Опубликовано в журнале: Homo Legens 2016, 3

Книжная полка

(о книгах Льва Данилкина и Анны Маркиной)

 

Лев Данилкин. Клудж. Книги. Люди. Путешествия. – М.: РИПОЛ классик, 2016. – 384 с. – (Лидеры мнений).

 

Книга Льва Данилкина, поименованного в аннотации «ярчайшим книжным критиком и легендой двухтысячных», – отнюдь не «книжная критика» в традиционном понимании. Представляя непривычный образ известного колумниста «Афиши», этот сборник путевых очерков как бы между делом выполняет иные, культурно важные задачи: погружение в реалии страны, незнакомой среднестатистическому читателю, – будь то Йемен, Галапагосские острова или художественный мир прозаика, с которым совершается совместная прогулка. Цель каждого путешествия, по признанию самого Данилкина, – «следственный эксперимент – проверить, как на самом деле выглядят места, о которых я прочёл в книжках». Наиболее точное в этой фразе, пожалуй, слово «следственный»: в этом убеждает отстранённо-холодноватый тон беглого конспекта, туристических записок, – с непременным присутствием автора, подмечающего самые выразительные детали заграничных путешествий и подчёркивающего личное участие в происходящем. Книга предельно космополитичная – и особенно ценная в нынешней ситуации культурного разобщения. И если травелоги об Эфиопии или Швеции иногда напоминают ровную просветительскую статью со страниц географического журнала, перемежаемую собственными наблюдениями, – то первое, что бросается в глаза в эссе о писателях, – уместная дозированность впечатлений, «я-присутствия» и разностороннего отражения личности портретируемого. Часто описание не чуждо пиар-функции, которая наиболее заметна в эссе «Диагностика Пармы» об Алексее Иванове, показывающем Данилкину Пермь. «Человечек в очках» и «самый яркий русский писатель XXI века», «лох в жилетке» и герой, спасший из огня двадцать детей, – всё это сочетание разноречивых контрастов, следствие пристального вживания в облик писателя на протяжении нескольких дней, словно призвано создать его амбивалентный, но завораживающий портрет. Такого портретиста, как Данилкин, пожелаешь каждому, – и, шутка ли, не исключено, что вслед за жизнеописаниями Гагарина и Ленина в серии «ЖЗЛ» появится книга об Иванове.

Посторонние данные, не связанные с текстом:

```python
def tune(key, run, m_rows=0):
    if not TUNE:
        return None
    key = (torch.cuda.current_device(), TUNE_SMALL_M) + key
    if key in _tune_cache:
        return _tune_cache[key]
    info = [0] * 7
    run(None, info)
    bn0, splits = info[0], info[2]
    cout = key[3]
    best = None
    if cout > 64:
        bns = [bn0] if splits > 1 else [bn for bn in (128, 192, 256) if bn - 64 < cout or bn == bn0]
        cands = [(bn0, 0, splits, 1)] + [(bn, 0, splits, es) for bn in bns for es in ((1,) if bn == 192 else (1, 2))
                                        if (bn, es) != (bn0, 1)]
        if 0 < m_rows <= TUNE_SMALL_M and splits == 1:
            for bn in (128, 192, 256):
                if bn - 64 >= cout:
                    continue
                for sp in (2, 3, 4):
                    probe = [0] * 7
                    try:
                        run((bn, 1, sp, 1), probe)
                    except Exception:
                        continue
                    if probe[0] == bn and probe[2] == sp:
                        cands.append((bn, 1, sp, 1))

        def timed(cfg, reps=6):
            run(cfg)
            evs = [torch.cuda.Event(enable_timing=True) for _ in range(reps + 1)]
            evs[0].record()
            for i in range(reps):
                run(cfg)
                evs[i + 1].record()
            torch.cuda.synchronize()
            return min(evs[i].elapsed_time(evs[i + 1]) for i in range(reps))

        t0 = tb = timed(cands[0])
        for cfg in cands[1:]:
            t = timed(cfg)
            if t < tb and t < 0.97 * t0:
                t = max(t, timed(cfg))
                if t < tb and t < 0.97 * t0:
                    best, tb = cfg, t
    _tune_cache[key] = best
    return best
# ... 39 lines not shown
                ev = torch.cuda.Event()
                ev.record()
                self._side_stream.wait_event(ev)
            with torch.cuda.stream(self._side_stream):
                fn()
        self._add(step, kind, flops)

    def _join(self):
        if not self._side_open:
            return
        self._side_open = False

        def step():
            if self._serial:
                return
            ev = torch.cuda.Event()
            ev.record(self._side_stream)
            torch.cuda.current_stream().wait_event(ev)
        self._add(step, "join", 0)

    def _conv(self, srcs, w, cout, out, flops, bias=None, residual=None, want_stats=True, part_slot=None, out_mode=0,
              geom=None, w_batch_stride=0, kind="conv_gemm"):
        part = None
        if want_stats and out_mode == 0:
            g = geom if geom is not None else tuple(out.shape[:3])
            n = ops.gn_part_floats(g[0], g[1], g[2], cout)
            part = self._tmp(part_slot, n, dtype=torch.float32) if part_slot else self._new(n, dtype=torch.float32)
        info = [0] * 7
        run = lambda cfg, info=None: ops.conv_gemm(srcs, w, cout, bias=bias, residual=residual, out=out, gn_part=part,
                                                   info=info, cfg=cfg, out_mode=out_mode, geom=geom,
                                                   w_batch_stride=w_batch_stride)
        key = ("conv", cout, tuple(out.shape), geom, tuple((t.shape[-1], taps) for t, taps in srcs), residual is not None,
               part is not None, out_mode, w_batch_stride > 0)
        cfg = tune(key, run, m_rows=out.shape[0] * out.shape[1] * out.shape[2] if out_mode == 0 and geom is None else 0)
        self._add(lambda: run(cfg, info), kind, flops)
        if part is not None and info[5]:
            self._parts[out.data_ptr()] = (part, info[6] // (geom[0] if geom is not None else out.shape[0]))
        else:
            self._parts.pop(out.data_ptr(), None)

    def _gemm(self, x, w, cout, out, flops, bias=None, residual=None):
        run = lambda cfg, info=None: ops.gemm_rows(x, w, cout, bias=bias, residual=residual, out=out, cfg=cfg, info=info)
        cfg = tune(("gemm", cout, tuple(x.shape), residual is not None), run, m_rows=x.shape[0] * x.shape[1])
        self._add(lambda: run(cfg), "conv_gemm", flops)
        self._parts.pop(out.data_ptr(), None)

    def _stats(self, a, b, eps):
        pa = self._parts.get(a.data_ptr())
        pb = self._parts.get(b.data_ptr()) if b is not None else None
        st = self._new(self.NB, 32, 2, dtype=torch.float32)
        HW = a.shape[1] * a.shape[2]
        if pa is not None and (b is None or pb is not None):
            c1 = b.shape[-1] if b is not None else 0
            self._add(lambda: ops.gn_finalize(pa[0], a.shape[-1], pb[0] if pb else None, c1, self.NB, pa[1], HW, st,
                                              rg1=pb[1] if pb else None, eps=eps), "gn_finalize")
        else:
            self._add(lambda: ops.gn_stats(a, b, stats=st, eps=eps), "gn_stats")
        return st

    def _norm(self, a, b, gamma, beta, y, film=None, act=1, resample=0, xres=None, eps=1e-5):
        pa = self._parts.get(a.data_ptr())
        pb = self._parts.get(b.data_ptr()) if b is not None else None
        have = pa is not None and (b is None or pb is not None)
        cpg = (a.shape[-1] + (b.shape[-1] if b is not None else 0)) // 32
        if have and cpg >= 2 and max(pa[1], pb[1] if pb else 0) <= FOLD_MAX_RG:
            self._add(lambda: ops.gn_apply_fold(a, b, pa[0], pa[1], pb[0] if pb else None, pb[1] if pb else 0, gamma, beta,
                                                film=film, act=act, resample=resample, y=y, xres=xres, eps=eps), "gn_apply")
# ... 66 lines not shown
```

profiles/conv_layers.py:

```python
import argparse
import json
import os
import subprocess
import sys

ROOT = os.path.dirname(os.path.dirname(os.path.abspath(__file__)))
for p in (ROOT, os.path.join(ROOT, "kandinsky-2_b200")):
    if p not in sys.path:
        sys.path.insert(0, p)

import torch

B, H, W = 4, 96, 96


def _card():
    q = subprocess.run(["nvidia-smi", "--query-gpu=name,power.limit,clocks.max.sm", "--format=csv,noheader", "-i", "0"],
                       capture_output=True, text=True)
    return q.stdout.strip() or torch.cuda.get_device_name(0)


def _pad64(c):
    return (c + 63) // 64 * 64

# ... 48 lines not shown
        run(cfg)
    e.record()
    torch.cuda.synchronize()
    reps = max(10, int(min_ms / max(s.elapsed_time(e) / 5, 1e-3)) + 1)
    s.record()
    for _ in range(reps):
        run(cfg)
    e.record()
    torch.cuda.synchronize()
    return s.elapsed_time(e) / reps, reps


def main():
    ap = argparse.ArgumentParser()
    ap.add_argument("--out", default=None)
    ap.add_argument("--min-ms", type=float, default=50.0, help="timed window per configuration")
    ap.add_argument("--mma-n", default="tile", choices=["tile", "64"],
                    help="wgmma N of the build: one instruction per N tile, or m64n64k16 per 64 columns")
    args = ap.parse_args()
    if not torch.cuda.is_available():
        raise SystemExit("needs a CUDA sm_90 device")
    import bench
    from kandinsky2 import launch_plan, ops
    from kandinsky2.model.gaussian_diffusion import FusedStep, create_ddpm_v22
    dev = torch.device("cuda", 0)
    torch.cuda.set_device(dev)
    ops.set_tuning(4, 1)
    res = {"card": _card(), "torch": torch.__version__, "geometry": f"cfg-2: UNet batch {2 * B}, {H}x{W} latents",
           "mma_n": args.mma_n, "min_ms": args.min_ms}

    counts = {}
    tune = launch_plan.tune

    def counting_tune(key, run, m_rows=0):
        counts[key] = counts.get(key, 0) + 1
        return tune(key, run, m_rows=m_rows)
    launch_plan.tune = counting_tune
    model = bench.build_unet(dev)
    image_emb = torch.randn(2 * B, 1280, generator=torch.Generator().manual_seed(1234)).to(dev)
    step = FusedStep(model, B, H, W, dict(image_emb=image_emb), guidance_scale=4.0, cond_first=False, clip_range=2.0,
                     threshold_mode=0)
    launch_plan.tune = tune
    diffusion = create_ddpm_v22(50)
    coef, ts = diffusion._tables(dev)
    order = torch.arange(diffusion.num_timesteps - 1, -1, -1, device=dev)
    step.set_schedule(ts[order], coef[order], torch.randn(len(order), B, 4, H, W, device=dev))
    x = step.latent()
    x.copy_(torch.randn(B, 4, H, W, device=dev))
    step.advance(x)
    torch.cuda.synchronize()
    res["plan_conv_launches"] = sum(1 for _, kind, _ in step.plan.steps if kind == "conv_gemm")
    res["counted_conv_launches"] = sum(counts.values())

    g = torch.Generator(device=dev).manual_seed(7)
    layers = []
    for key, n in counts.items():
        run, shp = _layer(key, dev, g)
        if run is None:
            continue
        info = [0] * 7
        picked = launch_plan._tune_cache.get((dev.index, launch_plan.TUNE_SMALL_M) + key)
        run(picked, info)
        picked_cfg = [info[0], 0, info[2], (picked[3] if picked and picked[3] else 1)]
        cout = shp["N"]
        cfgs = []
        if cout > 64:
            cfgs = [(bn, 0, 1, es) for bn in (128, 192, 256) if bn - 64 < cout or bn == info[0]
                    for es in ((1,) if bn == 192 else (1, 2))]
        if tuple(picked_cfg) not in cfgs:
# ... 49 lines not shown
```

В «идеальном» мире Данилкина писатели – его собеседники, открывающие биографическую подоплёку своего художественного пространства; в мире гипотетического «идеального» читателя Данилкин – больше, чем критик, – гуру, открывающий истину, скажем, об Иране: последний выглядит в его описании цивилизованной страной, вопреки мифологизированному представлению «начитавшихся The Guardian и USA Today феклуш». Данилкин, личный взгляд которого, развеивающий мифы, подразумеваемо должен быть достовернее любых теленовостей, – в этой книге сверхчеловек. Осмысляя сходство менталитетов, он становится причастным к отношениям с Россией английского писателя Джулиана Барнса и как бы «виновным» в его вердикте «вы всех своих писателей убиваете на дуэлях»; помогает йеменцу Сулейману писать возлюбленной смс на английском; попадает в неловкие ситуации, согласно жанру иронического травелога, и не упускает возможности поиронизировать над собой (как в сцене с «нападением» медведя в Горном лесничестве Саяно-Шушенского заповедника, – медведь оказывается велосипедистом, и тонкая грань между игровой стороной и реалистической подоплёкой события оказывается зачином для разговора о «России как стране велосипедистов»). Или – с той же игровой интонацией рассуждает о гибели черепахи с Галапагосских островов и снова выступает в роли не только свидетеля, но и живого соучастника его экзотического существования (шутливая версия смерти черепахи: «может быть, я чихнул в его сторону»?). Одним словом, – он истинный романтический герой (или всё же барон Мюнхгаузен?), в зоне досягаемости которого такие места и такие моменты чужой жизни, до которых читатель, сколь угодно «необычный», никогда не дотянется. «Это такое писательское дело – любопытство», – говорит он Иличевскому, ненавязчиво допытываясь и о «таинственной красивой бомжихе», прототипе «Матисса», и о его отношениях с шахматами. Попадание в «метафизический ад», после которого открывается новое зрение (из эссе об Иличевском), – в каком-то смысле метафора его отношений с читателем, который проходит с Вергилием-Данилкиным потайные места писательского мира, скрытого доселе за семью замками.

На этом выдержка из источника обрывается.